I know this doesn't sound like fun, but try to piece everything together to see if the dog swallowed any. Obviuosly its not good for him, particularly the batteries. A vet trip may be needed.


----------



## Pink Fairy (Dec 28, 2006)

That is true too, Ive had my dog EAT washcloths they found on the floor.


----------



## heisman (Feb 11, 2007)

These dogs are still living?


----------



## Geronimo (Mar 23, 2002)

I havea dachshund he has eaten several. One day I cam hoe and found the number 7 on the couch I looked down and there was a pile of chwed plastic there. Prior to that time i thought that the numbers were painted on the remote keys. 


dogs chew stuff. Some dogs more than others.


----------



## P Smith (Jul 25, 2002)

Well, washing hands with soap after eating meal will not attract your hungry dog to remote; perhaps rubbing by creosote will works better .


----------



## Pink Fairy (Dec 28, 2006)

heisman said:


> These dogs are still living?


Yes, but it is a messy cleanup! -giggles-

I have a couple of reallllly bad chewers. They drive me up the wall sometimes.

With 4 great danes, a pug, 2 cats, an eclectus parrot, 3 guinea pigs, a 75 gallon aquarium with lots of fishies in it, a gerbil, a hamster...

Oh and two 6 week old perfectly colored puppies from my danes....I am used to animal mishaps in my house.

Yes...

I know I have a zoo


----------



## jpl (Jul 9, 2006)

Geronimo said:


> I havea dachshund he has eaten several. One day I cam hoe and found the number 7 on the couch I looked down and there was a pile of chwed plastic there. Prior to that time i thought that the numbers were painted on the remote keys.
> 
> dogs chew stuff. Some dogs more than others.


My mother used to have a dachshund, and I'll attest to the fact that, despite their diminutive size, those puppies will eat ANYTHING. Then again, I have a beagle, and ,well, she's not exactly a disciminating diner either, although I think my remote is in more danger from my 2-year-old tossing it around the room than my dog eating it.


----------



## jpl (Jul 9, 2006)

As for replacing the remote - back to the original question - yeah, not hard to do. You can either order one on-line off DirecTV's website. Or if you don't feel like waiting, check out Best Buy. I believe they carry them as well. And they're not that expensive - something like $20.


----------



## White_Horse (Jun 26, 2006)

okietekkie said:


> Yes, but it is a messy cleanup! -giggles-
> 
> I have a couple of reallllly bad chewers. They drive me up the wall sometimes.
> 
> ...


And I thought we had a zoo with 2 akitas, 2 macaws, and 2 cats. (The 60 gallon fish tank left not long after the 2nd macaw arrived..)

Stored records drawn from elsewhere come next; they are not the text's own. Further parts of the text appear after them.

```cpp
inline std::vector<F2> fft_twiddles(int NC) {
  static const int kPasses[3][5][2] = {{{4, 1}, {4, 4}, {4, 16}, {4, 64}}, {{8, 1}, {8, 8}, {8, 64}}, {{8, 1}, {8, 8}, {4, 64}, {4, 256}}};
  std::vector<F2> tw;
  if (NC != 256 && NC != 512 && NC != 1024) return tw;
  for (const int* pass = kPasses[NC / 512][0]; pass[0]; pass += 2) {
    const int R = pass[0], NS = pass[1];
    if (NS == 1) continue;
    const int nbf = NS <= 64 ? 1 : NC / R / 64;
    for (int u = 0; u < nbf; ++u)
      for (int t = 1; t < R; ++t)
        for (int lane = 0; lane < 64; ++lane) tw.push_back(unit(-2.0 * M_PI * (double)((lane + 64 * u) % NS * t) / (double)(NS * R)));
  }
  return tw;
}
// ... 114 lines not shown
  t.nslot = (np + 63) / 64;
  if (np > o.dump || t.nslot > o.max_slots) return t;
  t.start.assign((size_t)t.nslot * 64, 0);
  t.id.assign((size_t)t.nslot * 64, o.dump);
  int off = 0;
  for (int r = 0; r < t.nslot; ++r) {
    int gl = 0;
    for (int lane = 0; lane < 64 && r * 64 + lane < np; ++lane) gl = std::max(gl, pieces[order[r * 64 + lane]].len);
    t.glen[r] = gl, t.goff[r] = off;
    t.segw.resize((size_t)(off + gl) * 64, F2{0.f, 0.f});
    for (int lane = 0; lane < 64 && r * 64 + lane < np; ++lane) {
      const Piece pc = pieces[order[r * 64 + lane]];
      t.start[(size_t)r * 64 + lane] = pc.start, t.id[(size_t)r * 64 + lane] = order[r * 64 + lane];
      for (int i = 0; i < pc.len; ++i) t.segw[(size_t)(off + i) * 64 + lane] = F2{wl[pc.start + i], wh[pc.start + i]};
    }
    off += gl;
  }
  t.segw.resize(std::max<size_t>(2, t.segw.size() + (t.segw.size() & 1)), F2{0.f, 0.f});
  t.ok = true;
  return t;
}

inline std::vector<int> pack_bands16(const PieceTable& t, int M, int dump) {
  std::vector<int> tab(2 * 256, dump);
  for (int b = 0; b < M; ++b) tab[2 * b] = t.first[b] | (t.cnt[b] << 16), tab[2 * b + 1] = t.first[b + 1] | (t.cnt[b + 1] << 16);
  return tab;
}
inline std::vector<int> pack_bands8(const PieceTable& t, int M) {
  std::vector<int> tab(128, 0);
  for (int b = 0; b < M; ++b) tab[b] = t.first[b] | (t.cnt[b] << 8) | (t.first[b + 1] << 16) | (t.cnt[b + 1] << 24);
  return tab;
}

}
```

Measured before the change: 2849.

## Store per-lane twiddle, window and segment-weight tables as padded LDS rows

The standard-table v2 kernel's LDS constants (FFT twiddles tw2/tw3, mel segment weights, window) are rearranged on the host so each lane's entries sit contiguously in an odd-16-byte-pitch row. The kernel can then load them with 128-bit LDS reads instead of many strided 64-bit or 32-bit reads. The segment-weight accumulation also switches to packed FMAs that select the low or high half of the weight pair. This cuts LDS instruction count but adds a new fixed LDS layout, a host table build, and a hard requirement that the row tables exist.

```diff
diff --git a/mixing-style-transfer_amd/csrc/fft_pk.h b/mixing-style-transfer_amd/csrc/fft_pk.h
--- a/mixing-style-transfer_amd/csrc/fft_pk.h
+++ b/mixing-style-transfer_amd/csrc/fft_pk.h
@@ -88,7 +88,7 @@
 struct NoFill {
   __device__ __forceinline__ void operator()() const {}
 };
-template <class F1 = NoFill, class F2 = NoFill>
+template <bool ROW2 = false, bool ROW3 = false, class F1 = NoFill, class F2 = NoFill>
 __device__ __forceinline__ void fft1024(v2f (&x)[16], v2f* scr, const v2f* tw2, const v2f* tw3, int lane, F1 fill1 = F1(),
                                         F2 fill2 = F2()) {
   dft16(x);
@@ -110,8 +110,18 @@
 #pragma unroll
       for (int t = 0; t < 8; ++t) x[8 * u + t] = src[72 * u + 144 * t];
     v2f w2[8];
+    if constexpr (ROW2) {
+      const v4f* row = reinterpret_cast<const v4f*>(tw2);
 #pragma unroll
-    for (int t = 1; t < 8; ++t) w2[t] = tw2[(t - 1) * 64 + lane];
+      for (int q = 0; q < 3; ++q) {
+        const v4f w = row[q];
+        w2[2 * q + 1] = mk(w.x, w.y), w2[2 * q + 2] = mk(w.z, w.w);
+      }
+      w2[7] = tw2[6];
+    } else {
+#pragma unroll
+      for (int t = 1; t < 8; ++t) w2[t] = tw2[(t - 1) * 64 + lane];
+    }
     fill1();
 #pragma unroll
     for (int t = 1; t < 8; ++t) {
@@ -136,10 +146,21 @@
 #pragma unroll
     for (int t = 0; t < 8; ++t) x[t] = sa[144 * t], x[8 + t] = sb[144 * t];
     fill2();
+    if constexpr (ROW3) {
+      const v4f* row = reinterpret_cast<const v4f*>(tw3);
 #pragma unroll
-    for (int t = 1; t < 8; ++t) {
-      x[t] = cmul(x[t], tw3[(t - 1) * 64 + lane]);
-      x[8 + t] = cmul(x[8 + t], tw3[(7 + t - 1) * 64 + lane]);
+      for (int q = 0; q < 7; ++q) {
+        const v4f w = row[q];
+        const int a = 2 * q < 7 ? 2 * q + 1 : 2 * q + 2, b = 2 * q + 1 < 7 ? 2 * q + 2 : 2 * q + 3;
+        x[a] = cmul(x[a], mk(w.x, w.y));
+        x[b] = cmul(x[b], mk(w.z, w.w));
+      }
+    } else {
+#pragma unroll
+      for (int t = 1; t < 8; ++t) {
+        x[t] = cmul(x[t], tw3[(t - 1) * 64 + lane]);
+        x[8 + t] = cmul(x[8 + t], tw3[(7 + t - 1) * 64 + lane]);
+      }
     }
     dft8(x);
     dft8(x + 8);
diff --git a/mixing-style-transfer_amd/csrc/melfeat.hip b/mixing-style-transfer_amd/csrc/melfeat.hip
--- a/mixing-style-transfer_amd/csrc/melfeat.hip
+++ b/mixing-style-transfer_amd/csrc/melfeat.hip
@@ -1026,6 +1026,7 @@
     int wps = 3;
     int nslot = 0, maxcnt = 0, segw_count = 0, glen[kV2Slots] = {0}, goff[kV2Slots] = {0};
     mst::DevBuf<float2> tw2, tw3, tw4, segw;
+    mst::DevBuf<float> rows;
     mst::DevBuf<int> start, id, bandtab;
   } sw;
 };
@@ -1114,11 +1115,14 @@
   g.tw_count = (int)tw.size(), g.tw2_count = (int)tw2.size();
   if (tw2.empty()) tw2.push_back(stage_a::F2{1.f, 0.f});
   auto f2 = [](const std::vector<stage_a::F2>& v) { return reinterpret_cast<const float2*>(v.data()); };
+  std::vector<float> rows;
+  if (v2 && t.ok && v2_table_is_standard(p.get()))
+    rows = stage_a::build_v2_rows(window, reinterpret_cast<const stage_a::F2*>(t2.data()), reinterpret_cast<const stage_a::F2*>(t3.data()), t.segw.data());
   int rc;
-  if ((t.ok && ((rc = sw.tw2.upload(t2.data(), t2.size())) || (rc = sw.tw3.upload(t3.data(), t3.size())) ||
+  if ((t.ok && ((!rows.empty() && (rc = sw.rows.upload(rows.data(), rows.size()))) || ((rc = sw.tw2.upload(t2.data(), t2.size())) || (rc = sw.tw3.upload(t3.data(), t3.size())) ||
                 (v4 && (rc = sw.tw4.upload(f2(t4), t4.size()))) || (rc = sw.segw.upload(f2(t.segw), t.segw.size())) ||
                 (rc = sw.start.upload(t.start.data(), t.start.size())) || (rc = sw.id.upload(t.id.data(), t.id.size())) ||
-                (rc = sw.bandtab.upload(bands.data(), bands.size())))) ||
+                (rc = sw.bandtab.upload(bands.data(), bands.size()))))) ||
       (rc = p->window.upload(window, (size_t)n_fft)) || (rc = g.tw.upload(f2(tw), tw.size())) || (rc = g.tw2.upload(f2(tw2), tw2.size())) ||
       (rc = g.post.upload(f2(post), post.size())) || (rc = g.melw.upload(lb.melw.data(), lb.melw.size())) ||
       (rc = g.lanebands.upload(lb.lanebands.data(), lb.lanebands.size())))
@@ -1176,7 +1180,7 @@
 }
 
 int launch_v2(const mst_plan* p, K2Params k, const LogmelOut& lmo, bool pcm16, bool no_std, hipStream_t st) {
-  k.segstart = p->sw.start.get(), k.segid = p->sw.id.get(), k.bandtab = reinterpret_cast<const int2*>(p->sw.bandtab.get());
+  k.segstart = p->sw.start.get(), k.segid = p->sw.id.get(), k.rows = p->sw.rows.get(), k.bandtab = reinterpret_cast<const int2*>(p->sw.bandtab.get());
   const bool stdt = v2_table_is_standard(p) && !no_std;
   return launch_sliding_window(p, k, lmo, pcm16, [&](auto s) {
     using ST = decltype(s);
diff --git a/mixing-style-transfer_amd/csrc/melfeat_v2.inc b/mixing-style-transfer_amd/csrc/melfeat_v2.inc
--- a/mixing-style-transfer_amd/csrc/melfeat_v2.inc
+++ b/mixing-style-transfer_amd/csrc/melfeat_v2.inc
@@ -15,6 +15,7 @@
   const float2* segw;
   const int* segstart;
   const int* segid;
+  const float* rows;
   const int2* bandtab;
   int B, T, F, M;
   int nslot, glen[kV2Slots], goff[kV2Slots], segw_count;
@@ -57,6 +58,17 @@
 }
 
 __device__ __forceinline__ v2f bcast_fma(float w, v2f q, v2f acc) { return __builtin_elementwise_fma(mk(w, w), q, acc); }
+
+__device__ __forceinline__ v2f bcast_fma_lo(v2f w, v2f q, v2f acc) {
+  v2f d;
+  asm("v_pk_fma_f32 %0, %1, %2, %3 op_sel_hi:[0,1,1]" : "=v"(d) : "v"(w), "v"(q), "v"(acc));
+  return d;
+}
+__device__ __forceinline__ v2f bcast_fma_hi(v2f w, v2f q, v2f acc) {
+  v2f d;
+  asm("v_pk_fma_f32 %0, %1, %2, %3 op_sel:[1,0,0] op_sel_hi:[1,1,1]" : "=v"(d) : "v"(w), "v"(q), "v"(acc));
+  return d;
+}
 
 typedef float f4u __attribute__((ext_vector_type(4), aligned(4)));
 
@@ -159,6 +171,35 @@
   static constexpr size_t bytes(int segw_count) { return (size_t)segw + (size_t)segw_count * 8 + a_amax + 16; }
   static_assert(WAVES * NBL * 64 + WAVES * 16 <= 2 * WAVES * mstpk::kScr, "the reduction buffer must fit the FFT scratch");
 };
+
+#ifndef MST_ROW_WIN
+#define MST_ROW_WIN 1
+#endif
+#ifndef MST_ROW_TW2
+#define MST_ROW_TW2 1
+#endif
+#ifndef MST_ROW_TW3
+#define MST_ROW_TW3 1
+#endif
+#ifndef MST_ROW_SEGW
+#define MST_ROW_SEGW 1
+#endif
+#ifndef MST_ROW_SEGW_CH
+#define MST_ROW_SEGW_CH 8
+#endif
+struct V2LdsStd {
+  using R = stage_a::V2Rows;
+  using B = V2Lds<3, 2>;
+  static constexpr int kSegw = 17 * 64;
+  static constexpr int tw2 = 0, tw3 = tw2 + (MST_ROW_TW2 ? 64 * R::pTw2 * 4 : mstpk::kTw2Rows * 64 * 8);
+  static constexpr int segw = tw3 + (MST_ROW_TW3 ? 64 * R::pTw3 * 4 : mstpk::kTw3Rows * 64 * 8);
+  static constexpr int win = segw + (MST_ROW_SEGW ? 64 * R::pSegw * 4 : kSegw * 8);
+  static constexpr int exch = win + (MST_ROW_WIN ? 64 * R::pWin * 4 : 1024 * 4);
+  static constexpr int scr = exch + (B::a_scr - B::a_exch), amax = scr + (B::a_amax - B::a_scr);
+  static constexpr size_t bytes() { return (size_t)amax + 16; }
+  static_assert(V2Geom<3>::WIN_LDS && tw3 % 16 == 0 && segw % 16 == 0 && win % 16 == 0 && exch % 16 == 0, "rows are 16-byte aligned");
+};
+static_assert(V2LdsStd::bytes() <= kMaxLds, "the row-form layout must pass launch_stage_a's 160 KiB limit");
 
 template <typename ST, int WPS, int NBL = 2, bool CM = false, bool STD = false>
 __global__ __launch_bounds__(WPS * 256) void melfeat_v2_kernel(const K2Params p) {
@@ -172,21 +213,28 @@
   constexpr int SB = BLK;
   constexpr float kLn2 = 0.69314718055994530942f;
   extern __shared__ __attribute__((aligned(16))) unsigned char smem[];
-  v2f* s_tw2 = reinterpret_cast<v2f*>(smem + L::tw2);
-  v2f* s_tw3 = reinterpret_cast<v2f*>(smem + L::tw3);
-  v2f* s_segw = reinterpret_cast<v2f*>(smem + L::segw);
-  unsigned char* after_segw = reinterpret_cast<unsigned char*>(s_segw + p.segw_count);
-  float* s_win = reinterpret_cast<float*>(after_segw + L::a_win);
-  float* s_exch = reinterpret_cast<float*>(after_segw + L::a_exch);
-  v2f* s_scr = reinterpret_cast<v2f*>(after_segw + L::a_scr);
-  unsigned* s_amax = reinterpret_cast<unsigned*>(after_segw + L::a_amax);
-  static_assert(!STD || NBL == 2, "the standard table has 128 bands");
+  static_assert(!STD || (WPS == 3 && NBL == 2 && CM), "the standard-table build is the 12-wave channel-minor one (V2LdsStd)");
+  using LS = V2LdsStd;
+  using RW = stage_a::V2Rows;
+  constexpr bool ROW_WIN = STD && MST_ROW_WIN, ROW_TW2 = STD && MST_ROW_TW2, ROW_TW3 = STD && MST_ROW_TW3, ROW_SEGW = STD && MST_ROW_SEGW;
+  unsigned char* after_segw = smem + L::segw + (size_t)p.segw_count * 8;
+  v2f* t_tw2 = reinterpret_cast<v2f*>(smem + (STD ? LS::tw2 : L::tw2));
+  v2f* t_tw3 = reinterpret_cast<v2f*>(smem + (STD ? LS::tw3 : L::tw3));
+  v2f* t_segw = reinterpret_cast<v2f*>(smem + (STD ? LS::segw : L::segw));
+  float* t_win = reinterpret_cast<float*>(STD ? smem + LS::win : after_segw + L::a_win);
+  float* s_exch = reinterpret_cast<float*>(STD ? smem + LS::exch : after_segw + L::a_exch);
+  v2f* s_scr = reinterpret_cast<v2f*>(STD ? smem + LS::scr : after_segw + L::a_scr);
+  unsigned* s_amax = reinterpret_cast<unsigned*>(STD ? smem + LS::amax : after_segw + L::a_amax);
   const int M = STD ? 128 : p.M, T = p.T;
   const int nslot = STD ? 3 : p.nslot, maxcnt = STD ? 1 : p.maxcnt;
   constexpr int kStdLen[3] = {14, 3, 0}, kStdOff[3] = {0, 14, 17};
   constexpr bool cm = CM;
 
   const int tid = threadIdx.x, lane = tid & 63;
+  const v2f* s_tw2 = ROW_TW2 ? reinterpret_cast<const v2f*>(reinterpret_cast<const float*>(t_tw2) + lane * RW::pTw2) : t_tw2;
+  const v2f* s_tw3 = ROW_TW3 ? reinterpret_cast<const v2f*>(reinterpret_cast<const float*>(t_tw3) + lane * RW::pTw3) : t_tw3;
+  const v2f* s_segw = ROW_SEGW ? reinterpret_cast<const v2f*>(reinterpret_cast<const float*>(t_segw) + lane * RW::pSegw) : t_segw;
+  const float* s_win = ROW_WIN ? t_win + lane * RW::pWin : t_win;
   const int wave = __builtin_amdgcn_readfirstlane(tid >> 6);
   const int work = mst::xcd_remap(blockIdx.x, gridDim.x);
   const int clip = work / p.runs_per_clip, run = work % p.runs_per_clip;
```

Eclectus are pretty birds though...and yes one of the akitas has gotten her teeth on the remotes more than once. She has this thing for plastic....


----------



## Pink Fairy (Dec 28, 2006)

yes, they are gorgeous birds if they don't spend all their time chewing their feathers! -grins- But he is a pretty boy, and has an awesome vocabulary for only being 2. 

Some words he needs to unlearn!
I blame my husband.


----------



## hambonewd (Feb 7, 2007)

i want a great dane


----------



## Pink Fairy (Dec 28, 2006)

They are awesome dogs! Dont let the size defer you! They are gentle giants.


----------



## Nick (Apr 23, 2002)

I had a rabbit when I was a kid -- named it "Hoppy".

It died.


----------



## SDizzle (Jan 1, 2007)

Best Buy does carry the D* remotes in the store. 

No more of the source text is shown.